§ Source data:
********************

# nv-tlabs/3dgrut

Measured on AMD Instinct MI355X. Metric: train rays/sec (3DGUT forward+backward, primary rays), higher is better.
Workload: dtype f32; 1 GPU; 3DGUT fwd+bwd, 1000000 Gaussians (cloud B trained-like, seed 42), 1920x1080, one view per GPU, SH degree 3, k_buffer 0; parallelism=view-dp1

## Files before the change

3dgrut_amd/csrc/common.hpp:

```cpp
#pragma once

#include <hip/hip_runtime.h>

#include <cstdarg>
#include <cstdint>
#include <cstdio>
#include <cstring>

#include "../../include/grut_amd.h"

#define GRUT_ABI_VERSION 5
#define GRUT_WAVE 64

namespace grut {

void set_last_error(const char* fmt, ...);

#define GRUT_HIP(expr)                                                                          \
    do {                                                                                        \
        hipError_t _e = (expr);                                                                 \
        if (_e != hipSuccess) {                                                                 \
            grut::set_last_error("%s:%d %s -> %s", __FILE__, __LINE__, #expr, hipGetErrorString(_e)); \
            return GRUT_ERR_RUNTIME;                                                            \
        }                                                                                       \
    } while (0)

#define GRUT_CHECK(expr)                       \
    do {                                       \
        int _s = (expr);                       \
        if (_s != GRUT_OK) return _s;          \
    } while (0)

#define GRUT_REQUIRE(cond, ...)                \
    do {                                       \
        if (!(cond)) {                         \
            grut::set_last_error(__VA_ARGS__); \
            return GRUT_ERR_BAD_INPUT;         \
        }                                      \
    } while (0)

#ifdef __HIPCC__
__device__ __forceinline__ uint32_t xcd_contiguous(uint32_t b, uint32_t n) {
    const uint32_t xcd = b & 7u, idx = b >> 3, q = n >> 3, rem = n & 7u;
    return xcd * q + (xcd < rem ? xcd : rem) + idx;
}
#endif
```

********************

§ WORK TASK: Your task is to repeat the records exactly. Begin at their first line and stop after the line containing "Measured on AMD".

§ ANSWER:
# nv-tlabs/3dgrut

Measured on AMD Instinct MI355X. Metric: train rays/sec (3DGUT forward+backward, primary rays), higher is better.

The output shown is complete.